You might have heard a thing or two about Oracle's corporate culture. The company is run by a controlling chief executive and targets are holy. There's nothing wrong with that. It has made Oracle a hugehly succesful software developer, for one. But it makes for a certain culture in which some will thrive and others will be scared away.
Yesterday Oracle at its corporate headquarters organised a get-together with Sun Microsystems to reaffirm their corporate alliance. I had to drive from MacWorld in San Francisco to Oracle's Redwood Shore's campus and arrived about 5 minutes late at the Oracle conference centre. Walking to the site, a brand new Bentley drove up and parked in a reserved parking spot. Oracle CEO Larry Ellison got out. He was joined by what looked like a body guard and a personal assistant.

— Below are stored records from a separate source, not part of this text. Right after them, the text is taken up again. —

extern "C" int cfd_chanmix(const float* in, const float* w, const float* bias, float* out, int B, int Ci, int Co, int HW,
                           int act_in, int transpose, void* stream) {
    CFD_REQUIRE(in && w && out, CFD_ERR_INVALID_ARG, "cfd_chanmix: NULL pointer");
    CFD_REQUIRE(B >= 0 && Ci >= 1 && Co >= 1 && HW >= 1, CFD_ERR_INVALID_ARG, "cfd_chanmix: bad sizes");
    CFD_REQUIRE(Ci <= CFD_WIDE_MAX && Co <= CFD_WIDE_MAX, CFD_ERR_UNSUPPORTED, "cfd_chanmix: Ci=%d Co=%d (max %d) unsupported", Ci, Co,
                CFD_WIDE_MAX);
    if (B == 0) return CFD_OK;
    if (Ci > 32 || Co > 32) return cfd_int_wide_chanmix(in, w, bias, out, B, Ci, Co, HW, act_in, transpose, stream);
    hipStream_t st = (hipStream_t)stream;
    if (cfd_tune_get(CFD_TUNE_EXACT_FP32) != 1)
        return launch_chanmix_b3<float>(in, w, bias, out, B, Ci, Co, HW, act_in, transpose, st);
    const bool v4 = HW % 4 == 0 && ((uintptr_t)in % 16) == 0 && ((uintptr_t)out % 16) == 0;
    const bool v2 = HW % 2 == 0 && ((uintptr_t)in % 8) == 0 && ((uintptr_t)out % 8) == 0;
#define CFD_CM(CPV, VW)                                                                               \
    return (VW == 4 && v4) ? launch_chanmix<CPV, VW>(in, w, bias, out, B, Ci, Co, HW, act_in, transpose, st) \
           : v2            ? launch_chanmix<CPV, 2>(in, w, bias, out, B, Ci, Co, HW, act_in, transpose, st)  \
                           : launch_chanmix<CPV, 1>(in, w, bias, out, B, Ci, Co, HW, act_in, transpose, st)
    if (Co <= 8) CFD_CM(8, 4);
    if (Co <= 16) CFD_CM(16, 4);
    if (Co <= 24) CFD_CM(24, 2);
    CFD_CM(32, 2);
#undef CFD_CM
}

struct StemSrc {
    const float* mask;
    const float* cp;
    const float* gx;
    const float* gy;
    int in_chan, P, W;
};

template <int VEC>
__device__ __forceinline__ void cfd_ld8px(const float* __restrict__ src, int px, int hw, bool ok, float (&v)[8]) {
#pragma unroll
    for (int j = 0; j < 8; ++j) v[j] = 0.f;
    if (!ok) return;
    if constexpr (VEC == 4) {
#pragma unroll
        for (int k = 0; k < 2; ++k)
            if (px + 4 * k < hw) {
                const float4 t = *reinterpret_cast<const float4*>(src + 4 * k);
                v[4 * k] = t.x; v[4 * k + 1] = t.y; v[4 * k + 2] = t.z; v[4 * k + 3] = t.w;
            }
    } else {
#pragma unroll
        for (int k = 0; k < 2; ++k) {
            if (px + 4 * k + 3 < hw) {
                const float4 t = cfd_ld4u(src + 4 * k);
                v[4 * k] = t.x; v[4 * k + 1] = t.y; v[4 * k + 2] = t.z; v[4 * k + 3] = t.w;
            } else {
#pragma unroll
                for (int j = 0; j < 4; ++j)
                    if (px + 4 * k + j < hw) v[4 * k + j] = src[4 * k + j];
            }
        }
    }
}

template <int VEC>
__device__ __forceinline__ void cfd_ld8px(const __bf16* __restrict__ src, int px, int hw, bool ok, float (&v)[8]) {
#pragma unroll
    for (int j = 0; j < 8; ++j) v[j] = 0.f;
    if (!ok) return;
    if constexpr (VEC == 4) {
        if (px + 4 < hw) {
            const bf16x8 t = *reinterpret_cast<const bf16x8*>(src);
#pragma unroll
            for (int j = 0; j < 8; ++j) v[j] = (float)t[j];
        } else if (px < hw) {
#pragma unroll
            for (int j = 0; j < 4; ++j) v[j] = (float)src[j];
        }
    } else {
#pragma unroll
        for (int j = 0; j < 8; ++j)
            if (px + j < hw) v[j] = (float)src[j];
    }
}

template <int MT, int NT, int VEC, bool ACT, bool STEM, typename TIN, int AP>
__global__ __launch_bounds__(256) void k_chan_wgrad(const float* __restrict__ g, const TIN* __restrict__ in,
                                                    StemSrc ss, float* __restrict__ part, int B, int Ci, int Co,
                                                    int HW) {
    __shared__ float s_red[4 * MT * NT * 4 * 64];
    const int lane = threadIdx.x & 63, wave = threadIdx.x >> 6;
    const int q = lane >> 4, n = lane & 15;
    const f32x4 zero = {0.f, 0.f, 0.f, 0.f};
    f32x4 acc[MT][NT];
#pragma unroll
    for (int a = 0; a < MT; ++a)
#pragma unroll
        for (int c = 0; c < NT; ++c) acc[a][c] = zero;
    const int cpb = (HW + 31) / 32;
    const int total = B * cpb;
    const int CiIn = STEM ? ss.in_chan : Ci;
    auto load = [&](int ch, float (&av)[MT][8], float (&bv)[NT][8]) {
        const int b = (int)((unsigned)ch / (unsigned)cpb);
        const int px = (ch - b * cpb) * 32 + 8 * q;
#pragma unroll
        for (int a = 0; a < MT; ++a) {
            const int o = 16 * a + n;
            const float* src = g + ((size_t)b * Co + (o < Co ? o : 0)) * HW + px;
            cfd_ld8px<VEC>(src, px, HW, o < Co, av[a]);
        }
#pragma unroll
        for (int c = 0; c < NT; ++c) {
            const int i = 16 * c + n;
            if (i < CiIn) {
                const TIN* src = in + ((size_t)b * CiIn + i) * HW + px;
                cfd_ld8px<VEC>(src, px, HW, true, bv[c]);
            } else {
                const int f = STEM ? i - ss.in_chan : -1;
                const int row0 = STEM ? px / ss.W : 0, col0 = STEM ? px - row0 * ss.W : 0;
                const bool same_row = STEM && (ss.W % 8 == 0);
                if constexpr (STEM && VEC == 4) {
                    if (same_row && (((uintptr_t)ss.mask | (uintptr_t)ss.gy) % 16) == 0) {
                        const float* p8 = nullptr;
                        const float* p1 = nullptr;
                        float s = 0.f;
                        if (i == Ci) s = 1.f;
                        else if (f == 0) { if (ss.mask) p8 = ss.mask + (size_t)b * HW + px; else s = 1.f; }
                        else if (f == 1) p1 = ss.gx + row0;
                        else if (f == 2) p8 = ss.gy + col0;
                        else if (f < 3 + ss.P) p1 = ss.cp + (size_t)b * ss.P + (f - 3);
                        float4 t0 = make_float4(0.f, 0.f, 0.f, 0.f), t1 = t0;
                        if (p8) {
                            if (px < HW) t0 = *reinterpret_cast<const float4*>(p8);
                            if (px + 4 < HW) t1 = *reinterpret_cast<const float4*>(p8 + 4);
                        } else {
                            if (p1) s = *p1;
                            if (px < HW) t0 = make_float4(s, s, s, s);
                            if (px + 4 < HW) t1 = make_float4(s, s, s, s);
                        }
                        bv[c][0] = t0.x; bv[c][1] = t0.y; bv[c][2] = t0.z; bv[c][3] = t0.w;
                        bv[c][4] = t1.x; bv[c][5] = t1.y; bv[c][6] = t1.z; bv[c][7] = t1.w;
                        continue;
                    }
                }
                float cval = 0.f;
                const float* plane = nullptr;
                const float* tab = nullptr;
                bool by_row = false;
                if (i == Ci) cval = 1.f;
                else if constexpr (STEM) {
                    if (f == 0) { if (ss.mask) plane = ss.mask + (size_t)b * HW + px; else cval = 1.f; }
                    else if (f == 1) { tab = ss.gx; by_row = true; }
                    else if (f == 2) tab = ss.gy;
                    else if (f < 3 + ss.P) cval = ss.cp[(size_t)b * ss.P + (f - 3)];
                }
                if (plane) {
                    if (((uintptr_t)ss.mask % (4 * VEC)) == 0) cfd_ld8px<VEC>(plane, px, HW, true, bv[c]);
                    else cfd_ld8px<1>(plane, px, HW, true, bv[c]);
                } else if (tab) {
                    int row = row0, col = col0;
#pragma unroll
                    for (int j = 0; j < 8; ++j) {
                        bv[c][j] = (px + j < HW) ? tab[by_row ? row : col] : 0.f;
                        if (++col >= ss.W) { col = 0; ++row; }
                    }
                } else {
#pragma unroll
                    for (int j = 0; j < 8; ++j) bv[c][j] = (px + j < HW) ? cval : 0.f;
                }
            }
        }
    };
    const int stride = (int)gridDim.x * 4;
    int ch = (int)blockIdx.x * 4 + wave;
    float av[MT][8], bv[NT][8], avn[MT][8], bvn[NT][8];
    if (ch < total) load(ch, av, bv);
    while (ch < total) {
        const int nx = ch + stride;
        if (nx < total) load(nx, avn, bvn);
        cfd_sched_fence();
        if constexpr (ACT) {
#pragma unroll
            for (int c = 0; c < NT; ++c)
                if (16 * c + n < CiIn) {
#pragma unroll
                    for (int j = 0; j < 8; j += 2) { const cfd_f2 g2 = cfd_gelu2(cfd_f2{bv[c][j], bv[c][j + 1]}); bv[c][j] = g2.x; bv[c][j + 1] = g2.y; }
                }
        }
        {
            CfdAct8<AP> as[MT], bs[NT];
#pragma unroll
            for (int a = 0; a < MT; ++a) as[a] = cfd_act_split8<AP>(av[a]);
#pragma unroll
            for (int c = 0; c < NT; ++c) bs[c] = cfd_act_split8<AP>(bv[c]);
#pragma unroll
            for (int k = 0; k < cfd_nterm_aa(AP); ++k)
#pragma unroll
                for (int a = 0; a < MT; ++a)
#pragma unroll
                    for (int c = 0; c < NT; ++c)
                        acc[a][c] = cfd_mfma16x16x32_bf16(as[a].p[cfd_term_aa_a(AP, k)], bs[c].p[cfd_term_aa_b(AP, k)], acc[a][c]);
        }
        cfd_sched_fence();
#pragma unroll
        for (int a = 0; a < MT; ++a)
#pragma unroll
            for (int j = 0; j < 8; ++j) av[a][j] = avn[a][j];
#pragma unroll
        for (int c = 0; c < NT; ++c)
#pragma unroll
            for (int j = 0; j < 8; ++j) bv[c][j] = bvn[c][j];
        ch = nx;
    }
#pragma unroll
    for (int a = 0; a < MT; ++a)
#pragma unroll
        for (int c = 0; c < NT; ++c)
#pragma unroll
            for (int r = 0; r < 4; ++r) s_red[((wave * MT * NT + a * NT + c) * 4 + r) * 64 + lane] = acc[a][c][r];
    __syncthreads();
    const int NW = Ci + 1;
    float* dst = part + (size_t)blockIdx.x * Co * NW;
    const size_t nb = 1;
    for (int e = threadIdx.x; e < MT * NT * 4 * 64; e += blockDim.x) {
        const int ln = e & 63, r = (e >> 6) & 3, tile = e >> 8;
        const int a = tile / NT, c = tile % NT;
        const int o = 16 * a + 4 * (ln >> 4) + r, i = 16 * c + (ln & 15);
        if (o < Co && i < NW) {
            float s = 0.f;
#pragma unroll
            for (int wv = 0; wv < 4; ++wv) s += s_red[((wv * MT * NT + tile) * 4 + r) * 64 + ln];
            dst[(size_t)(o * NW + i) * nb] = s;
        }
    }
}

__global__ __launch_bounds__(256) void k_wgrad_reduce(const float* __restrict__ part, int nblk, float* __restrict__ gw,
                                                      float* __restrict__ gb, int Co, int Ci) {
    __shared__ float s_scr[64];
    chan_wgrad_reduce_group(blockIdx.x, part, nblk, gw, gb, Co, Ci, s_scr);
}

static int wgrad_blocks(int B, int HW) {
    const long chunks = (long)B * ((HW + 31) / 32);
    long blocks = (chunks + 7) / 8;
    if (blocks > 1024) blocks = 1024;
    const long fill = (chunks + 3) / 4 < 256 ? (chunks + 3) / 4 : 256;
    if (blocks < fill) blocks = fill;
    if (blocks < 1) blocks = 1;
    return (int)blocks;
}

extern "C" size_t cfd_chan_wgrad_workspace_bytes(int B, int Ci, int Co, int HW) {
    if (B <= 0) return 0;
    if (Ci > 32 || Co > 32) return cfd_int_wide_chan_wgrad_workspace_bytes(B, Ci, Co, HW);
    return (size_t)wgrad_blocks(B, HW) * Co * (Ci + 1) * sizeof(float);
}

But here's the thing. By the time I got in the lobby, every single employee was looking in awe at Larry Ellison – including the ladies over at registration where I needed to pick up my name badge.
"I'm here," I joked. "Guys, it's only Larry Ellison."
The PR ladies looked up like they had just seen a ghost or woken up from a deep sleep. They were captured by the entrance of a person that happened to be Larry Ellison.
If you staff stops functioning normally when they see the company executive, doesn't that by definition mean that the cult of the celebrity CEO has gone too far?